Your task |
Wherever the word "size" occurs in the listing, copy the whole line.
▼
template <int SPIN>
__device__ __forceinline__ void alm_rows_to_layout(const PlanDev &P, int m, bool any_task, const double *__restrict__ partial, long long r0, int ncol,
                                                   int ncomp, int ng, const double *__restrict__ fl, int add, double2 *__restrict__ alm,
                                                   long long alm_stride, const double *__restrict__ alphan, int tid, int nt)
{
    const int lmax = P.lmax;
    const int l0 = SPIN == 0 ? m : (m > 2 ? m : 2);
    const int nl = lmax - m + 1, nc = 8 * ng;
    constexpr int U = 8;
    for (int i0 = tid; i0 < nl * nc; i0 += nt * U) {
        double2 v[U];
        double al[U], f[U];
        long long dsti[U];
        bool on[U];
#pragma unroll
        for (int u = 0; u < U; ++u) {
            const int i = i0 + u * nt;
            const int l = m + i / nc, c = i % nc;
            on[u] = i < nl * nc && c < ncomp;
            v[u] = make_double2(0.0, 0.0);
            al[u] = 1.0;
            f[u] = 1.0;
            dsti[u] = 0;
            if (!on[u]) continue;
            dsti[u] = (long long)c * alm_stride + almidx(lmax, l, m);
            if (l >= l0 && any_task) {
                const double *prow = partial + (r0 + (l - l0)) * ncol + (c >> 3) * NCOL;
                v[u] = *reinterpret_cast<const double2 *>(prow + 2 * (c & 7));
                if (SPIN == 2 && alphan && ((l + m) & 1)) {
                    const int j = 2 * (c & 7);
                    v[u] = make_double2(prow[j ^ 3], prow[(j + 1) ^ 3]);
                }
                if (SPIN == 2 && HALF_F && ((l + m) & 1)) {
                    if (c & 1) v[u].y = -v[u].y;
                    else v[u].x = -v[u].x;
                }
                if (alphan) al[u] = alphan[almidx(lmax, l, m)];
                if (fl) f[u] = fl[l];
            }
        }
#pragma unroll
        for (int u = 0; u < U; ++u) {
            if (!on[u]) continue;
            double2 w = v[u];
            if (alphan) { w.x *= al[u]; w.y *= al[u]; }
            if (fl) { w.x *= f[u]; w.y *= f[u]; }
            double2 *dst = alm + dsti[u];
            if (add) { const double2 o = *dst; w.x += o.x; w.y += o.y; }
            *dst = w;
        }
    }
}

template <int SPIN, int NG, int NBX, int NSUB = 1>
__global__ __launch_bounds__(256, 2) void k_legendre_duo(LegParams A, const double2 *__restrict__ coefn)
{
    using C = PipeCfg<SPIN>;
    constexpr int NW = 4, NOP = C::NOP, NCH = C::NCH, NPAIR = 16;
    constexpr int NXA = NBX > 0 ? NBX : 1;
    constexpr int DQ0 = NG * 512, DSZ = NG * 512 + NBX * 128;
    constexpr bool HALFB = SPIN == 2;
    constexpr int SB = SPIN == 2 ? DUO_SCALE_BITS2 : DUO_SCALE_BITS0;
    constexpr int GAPN = DUO_GAP >= 0 ? DUO_GAP : ((SPIN == 2 && NG == 2 && NBX == 2) ? 5 : (SPIN == 2 && NG == 2 && NBX == 1) ? 6 : (SPIN == 2 && NG == 1 && NBX == 2) ? 0 : 4);
    constexpr int GORDER = DUO_ORDER >= 0 ? DUO_ORDER : ((SPIN == 2 && NG == 2 && NBX == 2) ? 2 : (SPIN == 0 && NG == 1 && NBX == 1) ? 1 : 0);
    constexpr int NPB = HALFB ? 1 : 2;
    constexpr int TW = NSUB * DSZ > 2048 ? NSUB * DSZ : 2048;
    static_assert(NG >= 1 && NG <= 2 && TW * NW * 8 <= 81920, "two work-groups per CU");
    static_assert(SPIN == 0 || HALF_F, "spin 2: the lambda- chain carries (-1)^(l + m) lambda- (one operand row, wave-uniform coefficients)");
    __shared__ double tile[NW][TW];
    __shared__ int lead_in[2][NW];
    const PlanDev &P = A.P;
    const int m = A.m0 + blockIdx.x * A.ms, lmax = P.lmax;
    const MTasks mt = A.of_m[m];
    const int l0 = SPIN == 0 ? m : (m > 2 ? m : 2);
    const int off = (l0 + m) & 1;
    const int nblk = (lmax - l0) / LBLK + 1;
    const long long orow = A.arow[m] - A.arow0;
    const double2 *__restrict__ cfm = coefn + almidx(lmax, 0, m) + l0 + (SPIN == 0 ? 0 : 1) + (threadIdx.x & 15);
    bool first_group = true;
    auto put = [&](double *p, double v) __attribute__((always_inline)) {
        if (first_group) *p = v;
        else __builtin_amdgcn_global_atomic_fadd_f64((__attribute__((address_space(1))) double *)p, v);
    };
    auto lds_barrier = []() __attribute__((always_inline)) {
        __builtin_amdgcn_s_waitcnt(0xc07f);
        __builtin_amdgcn_s_barrier();
    };
    int n_mf = 0, n_rec = 0;
    if (DUO_PRIO) __builtin_amdgcn_s_setprio(3);
    for (int ti = 0; ti < mt.count; ++ti) {
        const LegTask task = A.tasks[mt.first + ti];
        first_group = ti == 0 && !A.add_all;
        int tid = threadIdx.x;
        asm volatile("; ring group" : "+v"(tid));
        const int w = tid >> 6, lane = tid & 63;
        const int ai = lane & 15, ak = lane >> 4;
        if (ti) __syncthreads();

        const int rbi = SPIN == 0 ? 2 * w + (lane >> 5) : w;
        const int rpl = (task.rb0 + rbi) * RBLK + (lane & 31);
        const bool valid = rbi < task.nrb && rpl < P.nrp;
        const double x = valid ? P.z[rpl] : 0.0;
        const double xx = SPIN == 0 ? x * x : ((lane >> 5) ? -x : x);

        double fr[NPAIR][NPB][NG], frx[NPAIR][NPB][NXA];
#pragma unroll
        for (int sp = 0; sp < NPAIR; ++sp) {
// ... 323 lines not shown
        *dst = v;
    }
}

static int ring_mlim(int lmax, int spin, double sth, double cth)
{
    double ofs = lmax * 0.01;
    if (ofs < 100.) ofs = 100.;
    double b = -2 * spin * fabs(cth);
    double t1 = lmax * sth + ofs;
    double c = (double)spin * spin - t1 * t1;
    double discr = b * b - 4 * c;
    if (discr <= 0) return lmax;
    double res = (-b + sqrt(discr)) / 2.;
    if (res > lmax) res = lmax;
    return (int)(res + 0.5);
}

struct SweepShape {
    int ng, nbx, valu, ncol, oneset, duo;
};
static SweepShape sweep_shape(int spin, int nb)
{
    const int cols = 2 * nb;
    SweepShape sh = {0, 0, 0, 0, 0, 0};
    if (cols <= 8) { sh.valu = 1; return sh; }
    sh.duo = 1;
    sh.oneset = spin == 2;
    sh.ng = std::max(cols / NCOL, 1);
    const int rem = cols > NCOL ? cols % NCOL : 0;
    const int maxbx = spin == 2 ? 2 : (sh.ng == 1 ? 1 : 0);
    if (rem > 4 * maxbx) sh.ng += 1;
    else sh.nbx = (rem + 3) / 4;
    sh.ncol = NCOL * sh.ng + 4 * sh.nbx;
    return sh;
}
bool analysis_generic_spin(int spin)
{
    if (spin != 2) return spin != 0;
    const char *e = getenv("HX_SPIN_GENERIC");
    return e && atoi(e) != 0;
}
int analysis_max_comp(int spin) { return spin == 2 ? 8 * NGMAX + 4 : 8 * NGMAX; }

static double sweep_cost(int spin, int units)
{
    if (spin == 0) return units <= 4 ? 21.6 * units : (units <= 8 ? 84.1 : (units <= 10 ? 99.2 : 139.7));
    return units <= 2 ? 61.0 * units : (units <= 4 ? 164.5 : (units == 5 ? 194.1 : (units == 6 ? 222.0 : (units <= 8 ? 272.0 : (units == 9 ? 299.6 : 326.0)))));
}
int analysis_next_batch(int spin, int remaining)
{
    const int unit = spin == 0 ? 1 : 2, maxu = analysis_max_comp(spin) / unit;
    const int units = remaining / unit;
    if (units <= 0) return 0;
    std::vector<double> best(units + 1, 0.0);
    std::vector<int> first(units + 1, 0);
    for (int r = 1; r <= units; ++r) {
        best[r] = 1e300;
        for (int b = std::min(maxu, r); b >= 1; --b) {
            const double c = sweep_cost(spin, b) + best[r - b];
            if (c < best[r] - 1e-9) { best[r] = c; first[r] = b; }
        }
    }
    return unit * first[units];
}
int analysis_max_batch(int spin, int ncomp)
{
    int mx = 0;
    for (int left = ncomp; left > 0;) {
        const int nb = analysis_next_batch(spin, left);
        if (nb <= 0) break;
        mx = std::max(mx, nb);
        left -= nb;
    }
    return mx;
}

static int build_task_set(hx_plan *pl, int spin, int nw, hx_plan::TaskSet &ts);
int build_tasks(hx_plan *pl, int spin)
{
    return build_task_set(pl, spin, spin == 0 ? LegCfg<0>::NW : LegCfg<2>::NW, pl->ts[spin ? 1 : 0]);
}
static int build_task_set(hx_plan *pl, int spin, int nw, hx_plan::TaskSet &ts)
{
    if (ts.built) return HX_OK;
    const int lmax = pl->lmax;
    const int nrb = (pl->nrp + RBLK - 1) / RBLK;
    ts.tasks.clear();
    ts.of_m.assign(lmax + 1, MTasks{0, 0});
    ts.rows_before_m.assign(lmax + 2, 0);
    ts.arow.assign(lmax + 2, 0);
    long long rows = 0, arows = 0;
    std::vector<int> mlim(pl->nrp);
    for (int rp = 0; rp < pl->nrp; ++rp) mlim[rp] = ring_mlim(lmax, spin, pl->h_sth[rp], pl->h_z[rp]);
    for (int m = 0; m <= lmax; ++m) {
        ts.rows_before_m[m] = rows;
        ts.arow[m] = arows;
        const int l0 = std::max(m, spin);
        if (l0 <= lmax) arows += (long long)LBLK * ((lmax - l0) / LBLK + 1);
        ts.of_m[m].first = (int)ts.tasks.size();
        if (l0 <= lmax) {
            int first = (int)(std::lower_bound(mlim.begin(), mlim.end(), m) - mlim.begin());
            if (first >= pl->nrp) first = pl->nrp - 1;
            for (int rb = first / RBLK; rb < nrb; rb += nw) {
                LegTask t;
                t.m = m; t.rb0 = rb; t.nrb = std::min(nw, nrb - rb); t.pad = 0; t.pout = rows;
                rows += (long long)LBLK * ((lmax - l0) / LBLK + 1);
                ts.tasks.push_back(t);
            }
        }
        ts.of_m[m].count = (int)ts.tasks.size() - ts.of_m[m].first;
    }
    ts.rows_before_m[lmax + 1] = rows;
    ts.arow[lmax + 1] = arows;
    HX_TRY(upload(ts.d_tasks, ts.tasks));
    HX_TRY(upload(ts.d_of_m, ts.of_m));
    HX_TRY(upload(ts.d_arow, ts.arow));
    ts.built = true;
    return HX_OK;
}

static bool duo_shape(const SweepShape &sh) { return sh.duo != 0; }
static int sweep_pcol(const SweepShape &sh) { return sh.ncol > 2 * NCOL ? (sh.ncol + 15) / 16 * 16 : sh.ncol; }

template <int SPIN>
static int launch_duo(const SweepShape &sh, dim3 pgrid, hipStream_t st, const LegParams &A, const double2 *cn)
{
    const dim3 db(256);
    const int key = sh.ng * 10 + sh.nbx;
    if (key == 10) hipLaunchKernelGGL((k_legendre_duo<SPIN, 1, 0, 2>), pgrid, db, 0, st, A, cn);
    else if (key == 11) hipLaunchKernelGGL((k_legendre_duo<SPIN, 1, 1, 2>), pgrid, db, 0, st, A, cn);
    else if (key == 20 && SPIN == 2) hipLaunchKernelGGL((k_legendre_duo<2, 2, 0, 2>), pgrid, db, 0, st, A, cn);
    else if (key == 12 && SPIN == 2) hipLaunchKernelGGL((k_legendre_duo<2, 1, 2, 2>), pgrid, db, 0, st, A, cn);
    else if (key == 21 && SPIN == 2) hipLaunchKernelGGL((k_legendre_duo<2, 2, 1, 2>), pgrid, db, 0, st, A, cn);
    else if (key == 20) hipLaunchKernelGGL((k_legendre_duo<SPIN, 2, 0>), pgrid, db, 0, st, A, cn);
    else if (key == 22 && SPIN == 2) hipLaunchKernelGGL((k_legendre_duo<2, 2, 2>), pgrid, db, 0, st, A, cn);
    else return fail(HX_ERR_ARG, "legendre analysis: no two-group kernel for %d groups + %d blocks", sh.ng, sh.nbx);
    return HX_OK;
}

template <int SPIN>
static int launch_chunk(hx_plan *pl, hx_plan::TaskSet &ts, int m0, int m1, int nb, const SweepShape &sh, const double *d_rw,
                        const double *d_fl, int add, double2 *d_alms)
{
    const int ng = sh.ng + (sh.nbx > 0 ? 1 : 0), ncol = sh.ncol;
    const int pcol = sweep_pcol(sh);
    hipStream_t st = rt().stream;
    PlanDev P = pl->dev();
    const int t0 = ts.of_m[m0].first;
    const int t1 = ts.of_m[m1 - 1].first + ts.of_m[m1 - 1].count;
    const int ms = std::max(pl->m_step, 1), nm = (m1 - m0 + ms - 1) / ms;
    {
        ProfScope ps("fourier_combine");
        dim3 grid(nm, pl->nrp_pad / 32);
        hipLaunchKernelGGL(k_fourier_combine<SPIN>, grid, dim3(256), 0, st, P, pl->Y.as<double2>(), nb, ng, ncol, m0, ms, d_rw,
                           ts.d_tasks.as<LegTask>(), ts.d_of_m.as<MTasks>(), pl->F.as<double>(), 0);
    }
    if (t1 > t0) {
        ProfScope ps("legendre_analysis");
        ProfScope ps2(SPIN == 0 ? "legendre_analysis_s0" : "legendre_analysis_s2");
        LegParams A;
        A.P = P; A.tasks = ts.d_tasks.as<LegTask>() + t0; A.F = pl->F.as<double>(); A.partial = pl->partial.as<double>();
        A.m0 = m0; A.ms = ms; A.row0 = ts.rows_before_m[m0]; A.ng = ng; A.ncol = ncol; A.pcol = pcol;
        A.of_m = ts.d_of_m.as<MTasks>(); A.arow = ts.d_arow.as<long long>(); A.arow0 = ts.arow[m0]; A.add_all = 0;
        A.tasks = ts.d_tasks.as<LegTask>();
        const double2 *cn = SPIN == 0 ? pl->cn0.as<double2>() : pl->cn2.as<double2>();
        HX_TRY(launch_duo<SPIN>(sh, dim3((unsigned)nm), st, A, cn));
    }
    {
        ProfScope ps("alm_reduce");
        hipLaunchKernelGGL(k_alm_reduce<SPIN>, dim3(nm), dim3(256), 0, st, P, ts.d_tasks.as<LegTask>(), ts.d_of_m.as<MTasks>(),
                           pl->partial.as<double>(), ts.arow[m0], m0, ms, nb, ng, pcol, d_fl, add, d_alms, pl->nlm, ts.d_arow.as<long long>(),
                           SPIN == 0 ? pl->al0.as<double>() : pl->al2.as<double>());
    }
    HX_HIP(hipGetLastError());
    return HX_OK;
}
▲
Exercise solution |
        ts.of_m[m].first = (int)ts.tasks.size();
        ts.of_m[m].count = (int)ts.tasks.size() - ts.of_m[m].first;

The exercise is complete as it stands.